Dataset extract section start

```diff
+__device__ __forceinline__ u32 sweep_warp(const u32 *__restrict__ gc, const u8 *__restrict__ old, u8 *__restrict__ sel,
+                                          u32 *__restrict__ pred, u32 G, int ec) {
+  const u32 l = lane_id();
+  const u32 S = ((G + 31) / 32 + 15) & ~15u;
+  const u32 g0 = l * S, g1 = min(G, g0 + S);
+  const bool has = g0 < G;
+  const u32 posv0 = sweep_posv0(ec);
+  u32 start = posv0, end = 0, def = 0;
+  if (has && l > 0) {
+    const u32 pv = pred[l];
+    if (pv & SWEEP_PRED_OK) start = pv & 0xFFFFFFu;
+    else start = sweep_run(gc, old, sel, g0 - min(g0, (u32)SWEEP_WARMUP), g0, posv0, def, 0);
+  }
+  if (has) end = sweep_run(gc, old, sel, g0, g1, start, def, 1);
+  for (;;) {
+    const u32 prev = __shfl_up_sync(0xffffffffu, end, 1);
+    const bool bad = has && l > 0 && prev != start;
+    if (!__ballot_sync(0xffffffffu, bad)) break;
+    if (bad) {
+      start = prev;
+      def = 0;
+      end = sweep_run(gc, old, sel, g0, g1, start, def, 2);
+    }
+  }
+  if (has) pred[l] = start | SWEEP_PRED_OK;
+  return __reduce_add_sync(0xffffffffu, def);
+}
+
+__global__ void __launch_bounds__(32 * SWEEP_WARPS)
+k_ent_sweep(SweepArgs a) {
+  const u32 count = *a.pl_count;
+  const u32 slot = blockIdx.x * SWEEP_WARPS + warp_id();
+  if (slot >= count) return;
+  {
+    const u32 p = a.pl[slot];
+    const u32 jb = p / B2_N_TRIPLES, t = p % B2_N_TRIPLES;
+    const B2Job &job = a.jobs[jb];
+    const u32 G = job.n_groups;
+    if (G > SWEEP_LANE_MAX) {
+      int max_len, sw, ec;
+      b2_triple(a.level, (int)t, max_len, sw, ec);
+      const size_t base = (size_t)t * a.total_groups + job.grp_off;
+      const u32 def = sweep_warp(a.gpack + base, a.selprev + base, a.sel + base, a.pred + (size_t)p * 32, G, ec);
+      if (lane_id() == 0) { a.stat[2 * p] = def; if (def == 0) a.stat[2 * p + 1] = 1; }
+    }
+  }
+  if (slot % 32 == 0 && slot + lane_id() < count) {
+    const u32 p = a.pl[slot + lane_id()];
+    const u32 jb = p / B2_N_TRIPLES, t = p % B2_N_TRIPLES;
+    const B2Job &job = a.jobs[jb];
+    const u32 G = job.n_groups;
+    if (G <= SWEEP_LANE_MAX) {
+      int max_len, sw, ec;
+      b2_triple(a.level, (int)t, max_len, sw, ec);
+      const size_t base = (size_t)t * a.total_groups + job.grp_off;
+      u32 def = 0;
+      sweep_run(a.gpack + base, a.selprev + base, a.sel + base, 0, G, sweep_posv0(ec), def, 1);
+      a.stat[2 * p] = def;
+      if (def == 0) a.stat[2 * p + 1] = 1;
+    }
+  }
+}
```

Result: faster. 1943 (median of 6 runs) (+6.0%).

Dataset extract section end
Dataset extract section start

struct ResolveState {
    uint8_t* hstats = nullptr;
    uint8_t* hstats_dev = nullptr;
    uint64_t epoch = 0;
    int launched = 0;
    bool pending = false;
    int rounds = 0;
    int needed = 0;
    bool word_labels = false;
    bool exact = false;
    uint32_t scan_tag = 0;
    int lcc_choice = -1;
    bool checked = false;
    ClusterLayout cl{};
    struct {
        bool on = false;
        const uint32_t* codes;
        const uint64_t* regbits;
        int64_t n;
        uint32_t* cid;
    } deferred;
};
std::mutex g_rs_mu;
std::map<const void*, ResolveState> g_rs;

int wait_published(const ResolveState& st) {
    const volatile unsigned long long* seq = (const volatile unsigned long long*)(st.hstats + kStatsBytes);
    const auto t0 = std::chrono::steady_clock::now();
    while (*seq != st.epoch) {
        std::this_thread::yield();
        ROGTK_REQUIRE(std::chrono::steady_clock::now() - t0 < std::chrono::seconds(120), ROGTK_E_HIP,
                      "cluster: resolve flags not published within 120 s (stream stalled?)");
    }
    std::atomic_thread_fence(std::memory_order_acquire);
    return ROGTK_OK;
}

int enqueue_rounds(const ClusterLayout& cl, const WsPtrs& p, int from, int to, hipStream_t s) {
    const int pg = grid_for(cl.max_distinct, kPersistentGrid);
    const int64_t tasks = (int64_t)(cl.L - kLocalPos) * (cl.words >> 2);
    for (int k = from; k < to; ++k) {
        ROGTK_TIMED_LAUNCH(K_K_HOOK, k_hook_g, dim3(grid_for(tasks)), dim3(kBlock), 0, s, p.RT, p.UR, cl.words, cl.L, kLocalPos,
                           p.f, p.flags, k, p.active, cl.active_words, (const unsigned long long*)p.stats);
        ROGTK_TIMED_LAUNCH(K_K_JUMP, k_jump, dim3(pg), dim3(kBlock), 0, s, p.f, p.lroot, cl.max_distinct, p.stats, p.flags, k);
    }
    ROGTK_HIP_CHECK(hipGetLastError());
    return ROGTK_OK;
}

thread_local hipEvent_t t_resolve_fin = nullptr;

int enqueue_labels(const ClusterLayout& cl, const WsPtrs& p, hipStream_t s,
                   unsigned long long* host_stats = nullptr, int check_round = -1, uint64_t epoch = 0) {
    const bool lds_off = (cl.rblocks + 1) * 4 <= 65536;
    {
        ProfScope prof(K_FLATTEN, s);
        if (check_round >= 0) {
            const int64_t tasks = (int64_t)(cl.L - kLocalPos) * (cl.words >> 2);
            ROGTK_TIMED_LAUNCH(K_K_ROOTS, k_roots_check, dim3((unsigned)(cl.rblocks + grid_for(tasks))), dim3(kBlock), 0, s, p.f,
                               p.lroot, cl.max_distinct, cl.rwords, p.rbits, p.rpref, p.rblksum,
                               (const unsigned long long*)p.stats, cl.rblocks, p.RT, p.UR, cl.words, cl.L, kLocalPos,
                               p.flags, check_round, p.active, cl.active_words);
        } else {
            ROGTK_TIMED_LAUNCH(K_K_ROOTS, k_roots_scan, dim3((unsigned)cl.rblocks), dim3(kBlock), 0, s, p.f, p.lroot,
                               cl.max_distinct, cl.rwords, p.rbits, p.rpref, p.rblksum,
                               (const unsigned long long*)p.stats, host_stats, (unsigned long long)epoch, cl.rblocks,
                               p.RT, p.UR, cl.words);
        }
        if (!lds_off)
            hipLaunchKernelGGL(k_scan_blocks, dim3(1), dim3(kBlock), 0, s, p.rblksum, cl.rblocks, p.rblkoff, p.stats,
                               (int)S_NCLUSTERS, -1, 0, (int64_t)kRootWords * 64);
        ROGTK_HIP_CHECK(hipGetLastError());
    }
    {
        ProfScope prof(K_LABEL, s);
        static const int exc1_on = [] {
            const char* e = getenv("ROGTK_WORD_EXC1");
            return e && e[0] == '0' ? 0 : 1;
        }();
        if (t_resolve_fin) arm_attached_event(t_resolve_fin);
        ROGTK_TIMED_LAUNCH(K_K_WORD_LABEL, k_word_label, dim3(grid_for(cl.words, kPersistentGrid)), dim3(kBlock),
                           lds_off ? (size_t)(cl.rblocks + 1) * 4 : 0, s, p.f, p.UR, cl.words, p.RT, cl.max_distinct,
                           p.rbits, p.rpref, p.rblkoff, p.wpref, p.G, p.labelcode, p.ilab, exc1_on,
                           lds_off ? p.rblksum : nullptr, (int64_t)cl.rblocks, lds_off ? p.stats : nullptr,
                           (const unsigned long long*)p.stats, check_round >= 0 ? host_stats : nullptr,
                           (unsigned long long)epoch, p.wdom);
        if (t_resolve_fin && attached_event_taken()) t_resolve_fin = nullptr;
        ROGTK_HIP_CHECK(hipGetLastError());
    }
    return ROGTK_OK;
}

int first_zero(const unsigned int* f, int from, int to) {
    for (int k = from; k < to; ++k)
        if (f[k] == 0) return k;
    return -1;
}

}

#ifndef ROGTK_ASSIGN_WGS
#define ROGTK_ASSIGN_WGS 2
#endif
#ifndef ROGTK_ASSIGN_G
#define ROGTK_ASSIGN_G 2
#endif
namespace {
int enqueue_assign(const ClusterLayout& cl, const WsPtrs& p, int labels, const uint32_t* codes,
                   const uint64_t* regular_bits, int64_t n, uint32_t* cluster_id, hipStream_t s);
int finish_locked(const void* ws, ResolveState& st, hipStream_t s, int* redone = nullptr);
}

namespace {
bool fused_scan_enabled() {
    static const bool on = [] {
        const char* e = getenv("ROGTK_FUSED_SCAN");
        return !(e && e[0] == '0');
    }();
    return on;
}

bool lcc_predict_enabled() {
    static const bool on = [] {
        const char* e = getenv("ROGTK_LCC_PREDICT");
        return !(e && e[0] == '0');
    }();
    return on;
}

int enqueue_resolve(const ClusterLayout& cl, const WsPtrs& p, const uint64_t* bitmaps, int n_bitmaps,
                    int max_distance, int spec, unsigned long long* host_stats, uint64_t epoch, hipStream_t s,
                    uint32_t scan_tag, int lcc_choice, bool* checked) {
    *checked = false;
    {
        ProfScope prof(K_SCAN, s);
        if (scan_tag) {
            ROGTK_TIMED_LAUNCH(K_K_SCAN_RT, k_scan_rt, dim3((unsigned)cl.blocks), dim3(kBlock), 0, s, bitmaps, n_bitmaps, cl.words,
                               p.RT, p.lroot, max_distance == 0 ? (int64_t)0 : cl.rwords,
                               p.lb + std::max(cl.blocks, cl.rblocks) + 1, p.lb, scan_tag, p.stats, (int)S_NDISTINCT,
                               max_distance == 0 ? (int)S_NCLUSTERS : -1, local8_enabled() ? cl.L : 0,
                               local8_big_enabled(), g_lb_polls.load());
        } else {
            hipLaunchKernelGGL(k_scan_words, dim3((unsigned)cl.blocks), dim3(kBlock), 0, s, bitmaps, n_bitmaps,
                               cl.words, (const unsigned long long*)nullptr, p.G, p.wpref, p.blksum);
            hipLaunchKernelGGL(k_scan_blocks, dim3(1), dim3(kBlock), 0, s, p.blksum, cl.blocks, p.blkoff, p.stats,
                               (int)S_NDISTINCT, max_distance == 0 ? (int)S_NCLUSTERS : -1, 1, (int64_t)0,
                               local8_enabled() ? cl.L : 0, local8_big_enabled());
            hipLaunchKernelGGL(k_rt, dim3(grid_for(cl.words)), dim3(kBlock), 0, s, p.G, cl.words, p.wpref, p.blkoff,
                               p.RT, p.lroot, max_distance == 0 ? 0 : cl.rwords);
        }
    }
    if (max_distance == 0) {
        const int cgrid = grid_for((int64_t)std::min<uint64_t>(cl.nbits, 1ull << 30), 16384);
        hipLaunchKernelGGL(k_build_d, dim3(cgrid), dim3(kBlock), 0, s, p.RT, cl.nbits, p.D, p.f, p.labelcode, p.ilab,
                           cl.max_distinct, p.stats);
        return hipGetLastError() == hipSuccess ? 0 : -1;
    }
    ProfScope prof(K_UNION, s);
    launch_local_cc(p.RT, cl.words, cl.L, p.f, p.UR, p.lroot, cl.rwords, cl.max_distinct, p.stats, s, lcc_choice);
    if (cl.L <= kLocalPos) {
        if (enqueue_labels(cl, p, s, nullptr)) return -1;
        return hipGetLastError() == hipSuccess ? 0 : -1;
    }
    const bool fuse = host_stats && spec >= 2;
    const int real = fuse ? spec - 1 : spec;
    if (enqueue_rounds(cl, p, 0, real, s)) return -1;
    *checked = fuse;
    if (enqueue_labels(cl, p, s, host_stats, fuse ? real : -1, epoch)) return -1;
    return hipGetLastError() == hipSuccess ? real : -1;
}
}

Dataset extract section end

• Problem statement:
Return only the part of the records above that opens with the line containing "lds_off ? (size_t)(cl.rblocks" and closes with the line containing "int enqueue_assign(const ClusterLayout&", ends included.

• Task result:
                           lds_off ? (size_t)(cl.rblocks + 1) * 4 : 0, s, p.f, p.UR, cl.words, p.RT, cl.max_distinct,
                           p.rbits, p.rpref, p.rblkoff, p.wpref, p.G, p.labelcode, p.ilab, exc1_on,
                           lds_off ? p.rblksum : nullptr, (int64_t)cl.rblocks, lds_off ? p.stats : nullptr,
                           (const unsigned long long*)p.stats, check_round >= 0 ? host_stats : nullptr,
                           (unsigned long long)epoch, p.wdom);
        if (t_resolve_fin && attached_event_taken()) t_resolve_fin = nullptr;
        ROGTK_HIP_CHECK(hipGetLastError());
    }
    return ROGTK_OK;
}

int first_zero(const unsigned int* f, int from, int to) {
    for (int k = from; k < to; ++k)
        if (f[k] == 0) return k;
    return -1;
}

}

#ifndef ROGTK_ASSIGN_WGS
#define ROGTK_ASSIGN_WGS 2
#endif
#ifndef ROGTK_ASSIGN_G
#define ROGTK_ASSIGN_G 2
#endif
namespace {
int enqueue_assign(const ClusterLayout& cl, const WsPtrs& p, int labels, const uint32_t* codes,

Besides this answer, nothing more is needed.